### [INFORMATION GIVEN]
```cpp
__device__ __forceinline__ void weight_split_image_thread(const float* __restrict__ w, int Cout, int K, uint4* __restrict__ img, long i) {
    const int steps = K / 32;
    const int lane = (int)(i & 63), j = (int)((i >> 6) & 1), wn = (int)((i >> 7) & 1);
    const long ts = i >> 8;
    const int ks = (int)(ts % steps), nt = (int)(ts / steps);
    const int n = nt * 64 + wn * 32 + (lane & 31), g = lane >> 5;
    f32x4 lo = {0.f, 0.f, 0.f, 0.f}, hi = lo;
    if (n < Cout) {
        const float* r = w + (size_t)n * K + ks * 32 + 16 * j + 4 * g;
        lo = *reinterpret_cast<const f32x4*>(r);
        hi = *reinterpret_cast<const f32x4*>(r + 8);
    }
    const SnSplit3 a = weight_split3(lo), b = weight_split3(hi);
    uint4* out = img + ts * 768 + (size_t)(wn * 6 + j) * 64 + lane;
    out[0] = __builtin_bit_cast(uint4, SN_CAT8(a.h, b.h));
    out[2 * 64] = __builtin_bit_cast(uint4, SN_CAT8(a.m, b.m));
    out[4 * 64] = __builtin_bit_cast(uint4, SN_CAT8(a.l, b.l));
}

__global__ __launch_bounds__(256) void weight_split_image_kernel(const float* __restrict__ w, int Cout, int K, uint4* __restrict__ img) {
    const long i = (long)blockIdx.x * 256 + threadIdx.x;
    if (i >= (long)((Cout + 63) / 64) * (K / 32) * 256) return;
    weight_split_image_thread(w, Cout, K, img, i);
}

__global__ __launch_bounds__(256) void weight_split_images_kernel(const float* __restrict__ w_base, float* __restrict__ img_base, const WeightImageTable t) {
    const long i = (long)blockIdx.x * 256 + threadIdx.x;
    if (i >= t.tprefix[t.n]) return;
    int e = 0;
    while (i >= t.tprefix[e + 1]) ++e;
    weight_split_image_thread(w_base + t.w_off[e], t.Cout[e], t.K[e], reinterpret_cast<uint4*>(img_base + t.img_off[e]), i - t.tprefix[e]);
}

void weight_image_table_add(WeightImageTable& t, long w_off, long img_off, int Cout, int K) {
    if (t.n == 0) t.tprefix[0] = 0;
    t.w_off[t.n] = w_off; t.img_off[t.n] = img_off; t.Cout[t.n] = Cout; t.K[t.n] = K;
    t.tprefix[t.n + 1] = t.tprefix[t.n] + (long)cdiv(Cout, 64) * (K / 32) * 256;
    ++t.n;
}

int launch_weight_split_images(const float* w_base, float* img_base, const WeightImageTable& t, hipStream_t st) {
    if (t.n == 0) return STABNET_OK;
    SN_REQUIRE(w_base && img_base && t.n <= 64, "weight images: bad table");
    weight_split_images_kernel<<<(unsigned)(t.tprefix[t.n] >> 8), 256, 0, st>>>(w_base, img_base, t);
    SN_LAUNCH_CHECK("weight_split_images_kernel");
    return STABNET_OK;
}

int launch_weight_split_image(const float* w, int Cout, int K, float* img, hipStream_t st) {
    SN_REQUIRE(w && img && Cout > 0 && K > 0 && K % 32 == 0, "weight image: K=%d must be a multiple of 32", K);
    const long total = (long)cdiv(Cout, 64) * (K / 32) * 256;
    weight_split_image_kernel<<<cdiv(total, 256), 256, 0, st>>>(w, Cout, K, reinterpret_cast<uint4*>(img));
    SN_LAUNCH_CHECK("weight_split_image_kernel");
    return STABNET_OK;
}

int conv_launch(const ConvArgs& a, hipStream_t st, Prof* prof, int bf16_operands, const float* w_img, bool lowk_ring) {
    SN_REQUIRE(a.rowrun || a.Cin % 16 == 0, "conv: Cin=%d must be a multiple of 16 (pad the channels)", a.Cin);
    SN_REQUIRE(!a.rowrun || (a.in_scale == nullptr && a.up == 1 && a.KH <= 8 && cdiv(a.KW * a.Cin, 32) <= 4),
               "conv: row-run operand needs no prologue, KH <= 8 and KW*Cin <= 128");
    SN_REQUIRE(a.Cout % 4 == 0, "conv: Cout=%d must be a multiple of 4", a.Cout);
    SN_REQUIRE(a.splitk >= 1 && a.steps_per_split >= 1 && a.div_hw_mul != 0, "conv: conv_plan() not called");
    SN_REQUIRE(a.splitk == 1 || a.partial != nullptr, "conv: split-K needs a workspace");
    const ConvRoute r = conv_route(a, bf16_operands, w_img != nullptr, true, lowk_ring);
    SN_REQUIRE(r.family != CONV_IGEMM || a.x_ld == a.Cin, "conv: a strided input (x_ld %d != Cin %d) needs the ring kernel", a.x_ld, a.Cin);
    g_last_launch_kind = r.prof_kind;
    const bool rec = prof != nullptr && prof->begin(st);
    int rc;
    switch (r.family) {
        case CONV_IGEMM: rc = launch_igemm(r, a, st); break;
        case CONV_PACKED:
        case CONV_PACKED_KG2: {
            ConvArgs b = a;
            b.w = w_img;
            rc = launch_ring_route(r, b, st);
            break;
        }
        case CONV_ASTAT: {
            ConvArgs b = a;
            b.w = w_img;
            rc = launch_astat(r, b, st);
            break;
        }
        case CONV_PATCH: {
            ConvArgs b = a;
            b.w = w_img;
            rc = launch_patch(r, b, st);
            break;
        }
        default: rc = launch_ring_route(r, a, st); break;
    }
    if (rec) prof->end(st, r.prof_kind, 2.0 * a.M * (double)(a.KH * a.KW * (a.cin_real ? a.cin_real : a.Cin)) * a.Cout,
                       4.0 * ((double)a.N * a.H * a.W * a.Cin + (double)a.K * a.Cout + (double)a.M * a.Cout * (r.reduce ? a.splitk : 1) +
                              ((a.residual != nullptr && !r.reduce) ? (double)a.M * a.Cout : 0.0)),
                       a.M, a.Cout, a.K, a.splitk);
    if (rc) return rc;
    if (r.reduce) {
        const size_t q = (size_t)a.M * (a.Cout / 4);
        const bool rec2 = prof != nullptr && prof->begin(st);
        conv_splitk_reduce_kernel<<<cdiv((long)q, 256), 256, 0, st>>>(a);
        if (rec2) prof->end(st, PK_KERNEL_SPLITK_REDUCE, 0.0, 4.0 * (double)a.M * a.Cout * (a.splitk + 1 + (a.residual != nullptr ? 1 : 0)));
        SN_LAUNCH_CHECK("conv_splitk_reduce_kernel");
    }
    return STABNET_OK;
}

bool conv_pair_supported(const ConvArgs& a) {
    int splitk_unused = 1;
    const int t = pick_tile(a, splitk_unused);
    const bool pro = a.in_scale != nullptr || a.in_scale_expected;
    return t == T64x64 && !ring_eligible(a, t, pro) && a.up == 1 && !a.rowrun && (a.x_ld == 0 || a.x_ld == a.Cin);
}

template <int BK, int MODE>
static int launch_pair_one(const ConvArgs& a, const ConvPair& pr, hipStream_t st) {
    constexpr size_t lds = 2 * (size_t)(64 + 64) * (BK + 4) * sizeof(float);
    static_assert(lds >= 4 * (size_t)SN_EPI_WAVE_BYTES && lds <= 64 * 1024, "LDS of the 64x64 tile");
    dim3 grid(cdiv(a.M, 64), cdiv(a.Cout, 64), a.splitk);
    conv_igemm_f32_pair_kernel<64, 64, BK, 32, 32, MODE><<<grid, 256, lds, st>>>(a, pr);
    SN_LAUNCH_CHECK("conv_igemm_f32_pair_kernel");
    return STABNET_OK;
}

int conv_launch_pair(const ConvArgs& a, const ConvPair& pr, hipStream_t st, Prof* prof, const float* w_img) {
    SN_REQUIRE(a.Cin % 16 == 0 && a.Cout % 4 == 0, "conv pair: Cin %% 16 and Cout %% 4 must be 0");
    SN_REQUIRE(a.splitk >= 1 && a.steps_per_split >= 1 && a.div_hw_mul != 0, "conv pair: conv_plan() not called");
    SN_REQUIRE(a.splitk == 1 || a.partial != nullptr, "conv pair: split-K needs a workspace");
    SN_REQUIRE(conv_pair_supported(a), "conv pair: the plan of this shape is not the 64x64 register-staged launch");
    SN_REQUIRE(pr.m_tower > 0 && pr.m_tower % 64 == 0 && a.M == 2 * pr.m_tower, "conv pair: tower rows %d must be a multiple of 64 (M %d)",
               pr.m_tower, a.M);
    const bool bk32 = conv_bk(a) == 32;
    const int mode = a.pad == 0 ? 0 : 1;
    const bool pro = bk32 && ring_pro_eligible(a, 0) && pr.dx == pr.dscale - (long)pr.m_tower * a.Cin && pr.dy == pr.dscale - (long)pr.m_tower * a.Cout &&
                     (a.residual == nullptr || pr.dres == pr.dscale - (long)(a.N / 2) * a.res_H * a.res_W * a.res_ld);
    const bool packed = pro && w_img != nullptr && a.K % 32 == 0 && a.splitk == 1;
    ConvRoute r{};
    r.family = packed ? CONV_PACKED : CONV_RING_PRO;
    r.operand = packed ? 4 : 0;
    r.kg = r.pro = 1;
    g_last_launch_kind = pro ? route_prof_kind(r) : PK_KERNEL_CONV_PAIR + mode * 2 + (bk32 ? 1 : 0);
    const bool rec = prof != nullptr && prof->begin(st);
    int rc;
    if (pro) {
        ConvArgs b = a;
        b.out_floor = reinterpret_cast<const float*>((size_t)pr.dscale);
        if (packed) b.w = w_img;
        rc = launch_ring_route(r, b, st);
    } else if (bk32) {
        rc = mode == 0 ? launch_pair_one<32, 0>(a, pr, st) : launch_pair_one<32, 1>(a, pr, st);
    } else {
        rc = mode == 0 ? launch_pair_one<16, 0>(a, pr, st) : launch_pair_one<16, 1>(a, pr, st);
    }
    if (rec) prof->end(st, pro ? route_prof_kind(r) : PK_KERNEL_CONV_PAIR + mode * 2 + (bk32 ? 1 : 0), 2.0 * a.M * (double)(a.KH * a.KW * (a.cin_real ? a.cin_real : a.Cin)) * a.Cout,
                       4.0 * ((double)a.N * a.H * a.W * a.Cin + (double)a.K * a.Cout + (double)a.M * a.Cout * a.splitk),
                       a.M, a.Cout, a.K, a.splitk);
    if (rc) return rc;
    if (a.splitk > 1) {
        const size_t q = (size_t)a.M * (a.Cout / 4);
        const bool rec2 = prof != nullptr && prof->begin(st);
        conv_splitk_reduce_pair_kernel<<<cdiv((long)q, 256), 256, 0, st>>>(a, pr);
        if (rec2) prof->end(st, PK_KERNEL_SPLITK_REDUCE, 0.0, 4.0 * (double)a.M * a.Cout * (a.splitk + 1));
        SN_LAUNCH_CHECK("conv_splitk_reduce_pair_kernel");
    }
    return STABNET_OK;
}

bool conv_b2b_supported(const ConvArgs& c2, const ConvArgs& c3) {
    const bool g2 = c2.KH == 3 && c2.KW == 3 && c2.pad == 1 && c2.up == 1 && !c2.rowrun && (c2.stride == 1 || c2.stride == 2) &&
                    c2.Cin == c2.Cout && (c2.Cout == 64 || c2.Cout == 128) && c2.in_scale_expected == 0 && c2.in_scale == nullptr;
    const bool g3 = c3.KH == 1 && c3.KW == 1 && c3.pad == 0 && c3.stride == 1 && c3.up == 1 && !c3.rowrun && c3.Cin == c2.Cout &&
// ... 230 lines not shown
```

deep-online-video-stabilization_amd/csrc/prof.h:

```cpp
#pragma once
#include <vector>
#include "common.h"

enum {
    PK_KERNEL_PAD = 1, PK_KERNEL_POOL = 2, PK_KERNEL_GAP = 3, PK_KERNEL_FC = 4, PK_KERNEL_MESH = 5,
    PK_KERNEL_WARP = 6, PK_KERNEL_ASSEMBLE = 7, PK_KERNEL_PUSH = 8, PK_KERNEL_SPLITK_REDUCE = 9, PK_KERNEL_WGRAD = 10, PK_KERNEL_HEAD = 20,
    PK_KERNEL_MJPEG_TRANSFORM = 30, PK_KERNEL_MJPEG_ENTROPY = 31, PK_KERNEL_MJPEG_LAYOUT = 32, PK_KERNEL_MJPEG_GATHER = 33 ,
    PK_KERNEL_INGEST_GREY_ROWS = 34, PK_KERNEL_INGEST_GREY_COLS = 35, PK_KERNEL_INGEST_COLOUR = 36 ,
    PK_KERNEL_MAP_SHRINK = 37, PK_KERNEL_REMAP_SRC = 38, PK_KERNEL_REMAP_SRC4 = 39 ,
    PK_KERNEL_REMAP_WIN = 60, PK_KERNEL_REMAP_WIN4 = 61 ,
    PK_KERNEL_REMAP_WIN_DEV = 62, PK_KERNEL_REMAP_WIN4_DEV = 63 ,
    PK_KERNEL_REMAP_I420 = 59 ,
    PK_KERNEL_REMAP_CUBIC = 250 ,
    PK_KERNEL_REMAP_I420_CUBIC = 256 ,
    PK_KERNEL_MJPEGD_PLANES = 257 ,
    PK_KERNEL_MJPEG_TRANSFORM_PLANAR = 258 ,
    PK_KERNEL_TF_GET_IMG = 64,
    PK_KERNEL_TVL1_STEP = 57, PK_KERNEL_TVL1_FUSED = 58 ,
    PK_KERNEL_TVL1_DOWN = 65, PK_KERNEL_TVL1_GRAD = 66, PK_KERNEL_TVL1_WARP = 67, PK_KERNEL_TVL1_UP = 68, PK_KERNEL_TVL1_MAP = 69 ,
    PK_KERNEL_KLT_DETECT = 26, PK_KERNEL_KLT_TRACK = 27, PK_KERNEL_KLT_FINISH = 28 ,
    PK_KERNEL_HOMFIT = 29 ,
    PK_KERNEL_WGRAD_SAME = 11 ,
    PK_KERNEL_CONV_PAIR = 80 , PK_KERNEL_CONV_KG = 84 , PK_KERNEL_CONV_RING = 90 ,
    PK_KERNEL_CONV_PACKED = 70 ,
    PK_KERNEL_CONV_ASTAT = 77 ,
    PK_KERNEL_CONV_PATCH = 24 ,
    PK_KERNEL_CONV_B2B = 96 ,
    PK_KERNEL_CONV_SPLIT = 40 ,
    PK_KERNEL_CONV_BASE = 100
};

struct Prof {
    std::vector<hipEvent_t> ev;
    std::vector<int> kind;
    std::vector<double> flops, bytes;
    std::vector<int> shape;
    int cap = 0, n = 0;
    bool begin(hipStream_t st) {
        if (n >= cap) return false;
        (void)hipEventRecord(ev[2 * n], st);
        return true;
    }
    void end(hipStream_t st, int k, double f, double b, int sm = 0, int sn = 0, int sk = 0, int ss = 0) {
        (void)hipEventRecord(ev[2 * n + 1], st);
        kind[n] = k; flops[n] = f; bytes[n] = b;
        shape[4 * n] = sm; shape[4 * n + 1] = sn; shape[4 * n + 2] = sk; shape[4 * n + 3] = ss;
        ++n;
    }
};
```

Measured before the change: 691.3 frames/s.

### [TASK DETAILS]
Every line in the records above with the string "workspace" in it should be shown.

### [WORKED SOLUTION]
    SN_REQUIRE(a.splitk == 1 || a.partial != nullptr, "conv: split-K needs a workspace");
    SN_REQUIRE(a.splitk == 1 || a.partial != nullptr, "conv pair: split-K needs a workspace");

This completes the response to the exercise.